The file https://commons.wikimedia.org/wiki/File:Montazem_Naseri.pdf was uploaded with high compression, size 25.5 MB. The file did not display (jpg preview, thumbnail, next page option -- nowhere). Then I decompressed it to 178.68 MB and overwrote the previous file. Now it displays. The thumbnail of the previous file is still not visible.
|Open||None||T43371 Thumbnail/imagescaler (tracking)|
|Resolved||jijiki||T170817 Upgrade Thumbor servers to Stretch|
|Resolved||Gilles||T196961 Non-rendering of thumbnail of compressed pdf in Commons|
The first version uploaded wasn't displaying thumbnail pages—choosing whichever you wanted, tried and confirmed at random pages—and this was either directly in the File: at Commons, or when viewed through some of the variations available at the Wikisources.
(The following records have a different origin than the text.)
# febrianrachmadi/dep-gan-im

Measured on AMD Instinct MI355X. Metric: 2D slices/sec (G+2D+GP train step), 256x256x1 fp32, higher is better.
Workload: dtype f32; 1 GPU; DEP-GAN-IM twoCritics canonical train step (critic-Y2 + critic-DEM + G update, WGAN-GP), batch 32 per GPU, 256x256x1; per_gpu_batch=32, global_batch=32, parallelism=dp1

## Files before the change

### dep_gan_im_amd/csrc/common.h

```cpp
#pragma once
#include <hip/hip_runtime.h>
#include <stdint.h>
#include <stddef.h>

typedef float f32x2 __attribute__((ext_vector_type(2)));
typedef float f32x4 __attribute__((ext_vector_type(4)));
typedef float f32x16 __attribute__((ext_vector_type(16)));

struct TView {
  float* p;
  long sB, sY, sX;
};

static inline TView make_view(float* p, int H, int W, int C) {
  TView v;
  v.p = p;
  v.sX = C;
  v.sY = (long)W * C;
  v.sB = (long)H * W * C;
  return v;
}
static inline TView make_view_slice(float* p, int H, int W, int Ctot, int c0) {
  TView v = make_view(p, H, W, Ctot);
  v.p = p + c0;
// ... 130 lines not shown
  static int cus[DG_MAX_DEVICES] = {};
  const int d = dg_device_slot();
  if (d >= 0 && cus[d]) return cus[d];
  int n = 256;
  hipDeviceProp_t p;
  if (d >= 0 && hipGetDeviceProperties(&p, d) == hipSuccess && p.multiProcessorCount > 0) n = p.multiProcessorCount;
  if (d >= 0) cus[d] = n;
  return n;
}

struct ConvPlan {
  int KS, Cin, Cout;
  int MF;
  int NT;
  int CK;
  int nNT, nCC;
  size_t packedFloats;
  int variant;
  int bf16;
};
ConvPlan dg_plan_conv(int KS, int Cin, int Cout);
ConvPlan dg_plan_conv_items(int KS, int Cin, int Cout, long items);
ConvPlan dg_plan_conv_bf16(int KS, int Cin, int Cout);
ConvPlan dg_plan_conv_split(int KS, int Cin, int Cout, int planes);
int dg_conv_igemm_bf16(const ConvPlan& pl, const ConvArgs& a, hipStream_t st);
static inline size_t dg_plan_elem_bytes(const ConvPlan& pl) { return pl.variant >= 200 ? 2 * (size_t)pl.bf16 : (pl.bf16 ? 2 : 4); }

struct PackJob {
  const float* src;
  float* dst;
  const float* kscale;
  int ntaps, srcI, srcO, io, transpose, flip;
  int NT, CK, nCC, Kdim, Ndim;
  int bf16;
  int tapg;
  int wino;
  unsigned total;
  unsigned per_nt;
  unsigned nt_stride;
  unsigned blk0, nblk;
};
int dg_pack_job(const ConvPlan& pl, const float* src, int srcI, int srcO, int io, int transpose, int flip,
                const float* kscale, float* dst, size_t nt_stride, PackJob* job);
unsigned dg_pack_layout(PackJob* jobs_host, int njobs);
int dg_pack_weights_batch(const PackJob* jobs_dev, int njobs, unsigned nblocks, hipStream_t st);

int dg_pack_weights(const ConvPlan& pl, const float* src, int srcI, int srcO, int io, int transpose, int flip,
                    const float* kscale, float* dst, hipStream_t st);

int dg_conv_igemm(const ConvPlan& pl, const ConvArgs& a, hipStream_t st);
int dg_conv_igemm_check(const ConvPlan& pl, const ConvArgs& a);
bool dg_conv_igemm_wp_supported(const ConvPlan& pl, const ConvArgs& a, bool force);
int dg_conv_igemm_wp(const ConvPlan& pl, const ConvArgs& a, hipStream_t st);
int dg_conv_igemm_tile(const ConvPlan& pl, const ConvArgs& a, hipStream_t st);
bool dg_conv_igemm_head_supported(const ConvPlan& pl, const ConvArgs& a);
ConvPlan dg_plan_conv_wino(int Cin, int Cout);
bool dg_conv_wino_supported(const ConvPlan& pl, const ConvArgs& a);
const char* dg_conv_wino_name(const ConvArgs& a);
int dg_conv_wino(const ConvPlan& pl, const ConvArgs& a, hipStream_t st);
void dg_conv_igemm_name(const ConvPlan& pl, const ConvArgs& a, char* buf, size_t cap);
int dg_conv_direct(int KS, const ConvArgs& a, hipStream_t st);

size_t dg_wgrad_part_floats(int KS, int B, int H, int W, int Cin, int Cout);
int dg_wgrad(int KS, const WgradArgs& a, int* nchunks, hipStream_t st);
int dg_wgrad_finish(const float* part, int nchunks, int ntaps, int Cin, int Cout, const float* scale, float* out,
                    float* raw, int accumulate, int oi, const float* colpart, int colC, const float* colscale,
                    float* colout, float* colraw, hipStream_t st);
int dg_wgrad_finish_rows(const float* part, int nchunks, int ntaps, int Cin, int Cout, const float* scale, float* out,
                         float* raw, int accumulate, int oi, const float* colpart, int colrows, int colC,
                         const float* colscale, float* colout, float* colraw, hipStream_t st);
int dg_wgrad_reduce(const float* part, int nchunks, int ntaps, int Cin, int Cout, const float* scale, float* out,
                    float* raw, int accumulate, int oi, hipStream_t st);
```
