template <bool SEG, bool DROP>
__global__ void __launch_bounds__(FA_BLOCK, 2)
flash_fwd_kernel(const short* __restrict__ q, const short* __restrict__ k,
                 const short* __restrict__ v, const float* __restrict__ mask,
                 const int* __restrict__ seg,
                 short* __restrict__ o, float* __restrict__ lse,
                 int B, int H, int L, float scale, FaGeom g, FaDrop dr) {
  extern __shared__ __attribute__((aligned(16))) char smem[];
  short* k_lds = (short*)smem;
  short* v_lds = (short*)(smem + TILE_LDS_BYTES);
  float* alpha_lds = (float*)(smem + 2 * TILE_LDS_BYTES);

  const int tid = threadIdx.x;
  const int lane = tid & (WAVE - 1);
  const int wid = tid / WAVE;
  const int col = lane & 31;
  const int half = lane >> 5;
  const FaTrOffsets tro = tr_offsets(lane, half);

  const FaQBlocks qb = fa_qblocks(L, wid);
  const int b = qb.bh / H;
  const int h = qb.bh % H;
  const long qkv_off = (long)b * g.qkv_bs + (long)h * g.qkv_hs;
  const long o_off = (long)b * g.o_bs + (long)h * g.o_hs;
  const int my_qA = qb.qA + col;
  const int my_qB = qb.qB + col;
  const bool validA = my_qA < L;
  const bool validB = my_qB < L;
  const float* mrow = (!SEG && mask) ? mask + (long)b * L : nullptr;
  const int* srow = SEG ? seg + (long)b * L : nullptr;
  int sqA = 0, sqB = 0;
  if constexpr (SEG) {
    sqA = srow[validA ? my_qA : L - 1];
    sqB = srow[validB ? my_qB : L - 1];
  }

  short8_t qfA[4], qfB[4];
  {
    const short* qrA = q + qkv_off + (long)(validA ? my_qA : L - 1) * g.qkv_rs;
    const short* qrB = q + qkv_off + (long)(validB ? my_qB : L - 1) * g.qkv_rs;
#pragma unroll
    for (int c = 0; c < 4; ++c) {
      qfA[c] = *(const short8_t*)(qrA + c * 16 + half * 8);
      qfB[c] = *(const short8_t*)(qrB + c * 16 + half * 8);
    }
  }

  f32x16 oA[2], oB[2];
#pragma unroll
  for (int t = 0; t < 2; ++t) { oA[t] = (f32x16)(0.f); oB[t] = (f32x16)(0.f); }
  float mA = -3.0e38f, lA = 0.f, mB = -3.0e38f, lB = 0.f;
  unsigned long long dblkA = 0, dblkB = 0;
  if constexpr (DROP) {
    const unsigned long long nb = (unsigned)L / 4;
    dblkA = ((unsigned long long)qb.bh * nb + (unsigned)(my_qA >> 2)) * nb;
    dblkB = ((unsigned long long)qb.bh * nb + (unsigned)(my_qB >> 2)) * nb;
  }

  const int n_kv = L / FA_KVB;
  int kt_begin = 0;
  int n_kv_eff = n_kv;
  if (mrow) {
    int last = fa_last_active_kv(mrow, L, tid, (int*)alpha_lds);
    if (last >= 0) n_kv_eff = min(n_kv, last / FA_KVB + 1);
  }
  if constexpr (SEG) {
    const int q_lo = qb.qA - wid * FA_QB;
    const FaRange kr = fa_seg_range(srow, L, q_lo, min(q_lo + FA_Q2WG, L) - 1,
                                    tid, (int*)alpha_lds);
    kt_begin = kr.lo / FA_KVB;
    n_kv_eff = kr.hi / FA_KVB + 1;
  }
  const FaStager st(tid);
  short8_t kv8 = st.load(k + qkv_off, kt_begin * FA_KVB, g.qkv_rs);
  short8_t vv8 = st.load(v + qkv_off, kt_begin * FA_KVB, g.qkv_rs);
  for (int kt = kt_begin; kt < n_kv_eff; ++kt) {
    const int kv0 = kt * FA_KVB;
    __syncthreads();
    st.store(k_lds, kv8);
    st.store(v_lds, vv8);
    __syncthreads();
    if (kt + 1 < n_kv_eff) {
      kv8 = st.load(k + qkv_off, kv0 + FA_KVB, g.qkv_rs);
      vv8 = st.load(v + qkv_off, kv0 + FA_KVB, g.qkv_rs);
    }

    float mb_r[16];
    int sk_r[16];
#pragma unroll
    for (int r = 0; r < 16; ++r) {
      if constexpr (SEG) sk_r[r] = srow[kv0 + c_row(r, half)];
      else mb_r[r] = mrow ? mrow[kv0 + c_row(r, half)] : 0.f;
    }
    if constexpr (SEG) {
      if (!fa_seg_tile_live(sk_r, sqA, sqB)) continue;
    }

    f32x16 sA = (f32x16)(0.f), sB = (f32x16)(0.f);
    __builtin_amdgcn_s_setprio(1);
#pragma unroll
    for (int c = 0; c < 4; ++c) {
      short8_t kf = tile_row_frag(k_lds, col, half, c);
      sA = __builtin_amdgcn_mfma_f32_32x32x16_bf16(kf, qfA[c], sA, 0, 0, 0);
      sB = __builtin_amdgcn_mfma_f32_32x32x16_bf16(kf, qfB[c], sB, 0, 0, 0);
    }
    __builtin_amdgcn_s_setprio(0);

    float svA[16], svB[16];
    float tmaxA = -3.0e38f, tmaxB = -3.0e38f;
#pragma unroll
    for (int r = 0; r < 16; ++r) {
      float mbA, mbB;
      if constexpr (SEG) {
        mbA = sk_r[r] == sqA ? 0.f : FA_SEG_BIAS;
        mbB = sk_r[r] == sqB ? 0.f : FA_SEG_BIAS;
      } else {
        mbA = mbB = mb_r[r];
      }
      float xA = sA[r] * scale + mbA;
      float xB = sB[r] * scale + mbB;
      svA[r] = xA; svB[r] = xB;
      tmaxA = fmaxf(tmaxA, xA);
      tmaxB = fmaxf(tmaxB, xB);
    }
    tmaxA = fmaxf(tmaxA, __shfl_xor(tmaxA, 32, WAVE));
    tmaxB = fmaxf(tmaxB, __shfl_xor(tmaxB, 32, WAVE));
    float mnA = fmaxf(mA, tmaxA), mnB = fmaxf(mB, tmaxB);
    float aA = __expf(mA - mnA), aB = __expf(mB - mnB);
    float rsA = 0.f, rsB = 0.f;
#pragma unroll
    for (int r = 0; r < 16; ++r) {
      svA[r] = __expf(svA[r] - mnA);
      svB[r] = __expf(svB[r] - mnB);
      rsA += svA[r];
      rsB += svB[r];
    }
    rsA += __shfl_xor(rsA, 32, WAVE);
    rsB += __shfl_xor(rsB, 32, WAVE);
    lA = lA * aA + rsA; mA = mnA;
    lB = lB * aB + rsB; mB = mnB;

    if (__builtin_amdgcn_ballot_w64(aA != 1.f || aB != 1.f)) {
      alpha_lds[wid * 64 + col] = aA;
      alpha_lds[wid * 64 + 32 + col] = aB;
#pragma unroll
      for (int t = 0; t < 2; ++t) {
#pragma unroll
        for (int r = 0; r < 16; ++r) {
          int qrow = c_row(r, half);
          oA[t][r] *= alpha_lds[wid * 64 + qrow];
          oB[t][r] *= alpha_lds[wid * 64 + 32 + qrow];
        }
      }
    }

    if constexpr (DROP) {
      const unsigned keepA =
          fa_drop_keep16_kvreg(dr, dblkA, kv0 / 4 + half, lane);
      const unsigned keepB =
          fa_drop_keep16_kvreg(dr, dblkB, kv0 / 4 + half, lane);
#pragma unroll
      for (int r = 0; r < 16; ++r) {
        if (!((keepA >> r) & 1u)) svA[r] = 0.f;
        if (!((keepB >> r) & 1u)) svB[r] = 0.f;
      }
    }

    short8_t pfA[2], pfB[2];
    c_to_afrag2(svA, pfA, svB, pfB);

    FaTrFrags vT;
    tr_gather(v_lds, tro, vT);
    __builtin_amdgcn_s_setprio(1);
#pragma unroll
    for (int t = 0; t < 2; ++t) {
#pragma unroll
      for (int c = 0; c < 2; ++c) {
        short8_t vf = vT.frag(c, t);
        oA[t] = __builtin_amdgcn_mfma_f32_32x32x16_bf16(pfA[c], vf, oA[t],
                                                        0, 0, 0);
        oB[t] = __builtin_amdgcn_mfma_f32_32x32x16_bf16(pfB[c], vf, oB[t],
                                                        0, 0, 0);
      }
    }
    __builtin_amdgcn_s_setprio(0);
  }

  if (lse != nullptr && half == 0) {
    if (validA) lse[(long)qb.bh * L + my_qA] = mA + __logf(lA);
    if (validB) lse[(long)qb.bh * L + my_qB] = mB + __logf(lB);
  }
  const float one = DROP ? dr.scale : 1.0f;
  const float invA = one / lA, invB = one / lB;
#pragma unroll
  for (int r = 0; r < 16; ++r) {
    int rloc = c_row(r, half);
    float iA = __shfl(invA, rloc, WAVE);
    float iB = __shfl(invB, rloc, WAVE);
    int qA = qb.qA + rloc, qB = qb.qB + rloc;
#pragma unroll
    for (int t = 0; t < 2; ++t) {
      if (qA < L)
        o[o_off + (long)qA * g.o_rs + 32 * t + col] =
            f32_to_bf16(oA[t][r] * iA);
      if (qB < L)
        o[o_off + (long)qB * g.o_rs + 32 * t + col] =
            f32_to_bf16(oB[t][r] * iB);
    }
  }
}
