@@ -175,12 +145,6 @@
             else if (nq == 2) run(std::integral_constant<int, C::TPW >= 2 ? 2 : 1>{});
             else if (nq == 3) run(std::integral_constant<int, C::TPW >= 3 ? 3 : 1>{});
             else if (nq == 4) run(std::integral_constant<int, C::TPW >= 4 ? 4 : 1>{});
-        } else {
-#pragma unroll
-            for (int tr = 0; tr < C::TR; tr++) {
-                const int I = w + tr * NW;
-                if (I < nt) nnd_gram_chunk<DC, NT>(Xs, I * 16, 0, cw, acc[tr], [nt](int J) { return J < nt; });
-            }
         }
     }
     if constexpr (QW) {
@@ -197,7 +161,7 @@
 
     const int r16 = lane & 15, g = lane >> 4;
     int accepted = 0;
-    if constexpr (C::FULLD) {
+    {
         float *Dm = big;
 #pragma unroll
         for (int q = 0; q < C::TPW; q++) {
@@ -211,18 +175,6 @@
                 const float dv = nnd_gram_to_dist<NND_CODES_ANY>(metric, acct[q][r], nrs[il], nj);
                 Dm[il * C::DSTRIDE + j] = dv;
                 if (I != J) Dm[j * C::DSTRIDE + il] = dv;
-            }
-        }
-        uint32_t *pre_e = (uint32_t *)(big + C::DB_FLOATS);
-        float *pre_d = big + C::DB_FLOATS + m * ks;
-        if (use_pre) {
-#pragma unroll
-            for (int q = 0; q < NKL; q++) {
-                const int idx = tid + q * NTHR;
-                if (idx < m * ks) {
-                    pre_e[idx] = pe[q];
-                    pre_d[idx] = pd[q];
-                }
             }
         }
         __syncthreads();
@@ -234,25 +186,12 @@
                 const bool on = i < m;
                 const float *Drow = Dm + (on ? i : 0) * C::DSTRIDE;
                 const int64_t v = ids[on ? i : 0];
-#ifdef NND_LEAF_NOMERGE
-                if (qe[q] == 12345u && qd[q] == 3.0f && Drow[lane] == 7.0f) accepted++;
-                if (false)
-#endif
-#ifdef NND_LEAF_OLD_MERGE
-                accepted += nnd_merge_rows_q16<NT>(on, knn_e + v * ks, knn_d + v * ks, th + v, qe[q], qd[q], k, m,
-                                                   [&](int c, uint32_t &id, float &dc) {
-                                                       id = (uint32_t)ids[c];
-                                                       dc = Drow[c];
-                                                       return c != i;
-                                                   });
-#else
-                accepted += nnd_merge_rows_q16b<NT>(on, knn_e + v * ks, knn_d + v * ks, th + v, qe[q], qd[q], k, m,
-                                                    [&](int c, uint32_t &id, float &dc) {
-                                                        id = (uint32_t)ids[c];
-                                                        dc = Drow[c];
-                                                        return c != i;
-                                                    }, qscr + w * 4 * NND_Q16B_CAP);
-#endif
+                nnd_merge_rows_q16b<NT>(on, knn_e + v * ks, knn_d + v * ks, th + v, qe[q], qd[q], k, m,
+                                        [&](int c, uint32_t &id, float &dc) {
+                                            id = (uint32_t)ids[c];
+                                            dc = Drow[c];
+                                            return c != i;
+                                        }, qscr + w * 4 * NND_Q16B_CAP);
             }
         } else
         for (int i = w; i < m; i += NW) {
@@ -261,83 +200,35 @@
             uint32_t e0 = NND_EMPTY_E;
             float d0 = INFINITY;
             if (lane < k) {
-                if (use_pre) {
-                    e0 = pre_e[i * ks + lane];
-                    d0 = pre_d[i * ks + lane];
-                } else {
-                    e0 = knn_e[v * ks + lane];
-                    d0 = knn_d[v * ks + lane];
-                }
+                e0 = knn_e[v * ks + lane];
+                d0 = knn_d[v * ks + lane];
             }
             auto cf = [&](int c, uint32_t &id, float &dc) {
                 id = (uint32_t)ids[c];
                 dc = Drow[c];
                 return c != i;
             };
-#ifdef NND_LEAF_NOMERGE
-            if (e0 == 12345u && d0 == 3.0f && Drow[lane] == 7.0f) accepted++;
-            if (false)
-#endif
             if (C::MP > 64 && m <= 64)
                 accepted += nnd_merge_row_regs<1>(knn_e + v * ks, knn_d + v * ks, th + v, e0, d0, k, m, cf);
             else
                 accepted += nnd_merge_row_regs<(C::MP + 63) / 64>(knn_e + v * ks, knn_d + v * ks, th + v, e0, d0, k, m, cf);
         }
-    } else {
-        float *Dw = big + w * 16 * C::DSTRIDE;
-#pragma unroll
-        for (int tr = 0; tr < C::TR; tr++) {
-            const int I = w + tr * NW;
-            if (I >= nt) continue;
-#pragma unroll
-            for (int J = 0; J < NT; J++) {
-                if (J < nt) {
-                    const int j = J * 16 + r16;
-                    const float nj = nrs[j];
-#pragma unroll
-                    for (int r = 0; r < 4; r++) {
-                        const int il = 4 * g + r;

I have a similar problem with this file: https://commons.wikimedia.org/wiki/File:An_Anglo-Chinese_Vocabulary_of_the_Ningpo_Dialect.pdf
The thumbnail is not displayed even though the file is readable after being downloaded.
I'm pretty sure that the file is a valid PDF because it works on my laptop. It also previewed well at the source site: https://archive.org/details/wilhelmgesenius00gese .
It seems this problem is connected with many (or all?) pdf files downloaded from archive.org, so it would really help if it were solved. It prevents such files to be proofread at Wikisource, as the proofread extension is not able to render the pdf pages from Commons as well.
That horse radish culture PDF is timing out when processed with ghostscript. Which means it's taking more than one minute on our production servers. It's an unreasonable amount of time for any thumbnail. The question is what's special about a 393KB PDF that it would take 1+ minute to extract a thumbnail from it.
On my own machine (MacOS, gs 9.23) it's fast. I've verified on a production Thumbor machine, thumbor1001, that it's excruciatingly slow there (Debian Jessie, gs 9.06). On a Debian Stretch WMCS machine (gs 9.20) it feels fast as well.
This is most likely a ghostscript bug making processing of that kind of file very slow on the version of ghostscript we're stuck with on Debian Jessie. This should be revisited once the Thumbor cluster has been updated to Debian Stretch and a much newer version of ghostscript.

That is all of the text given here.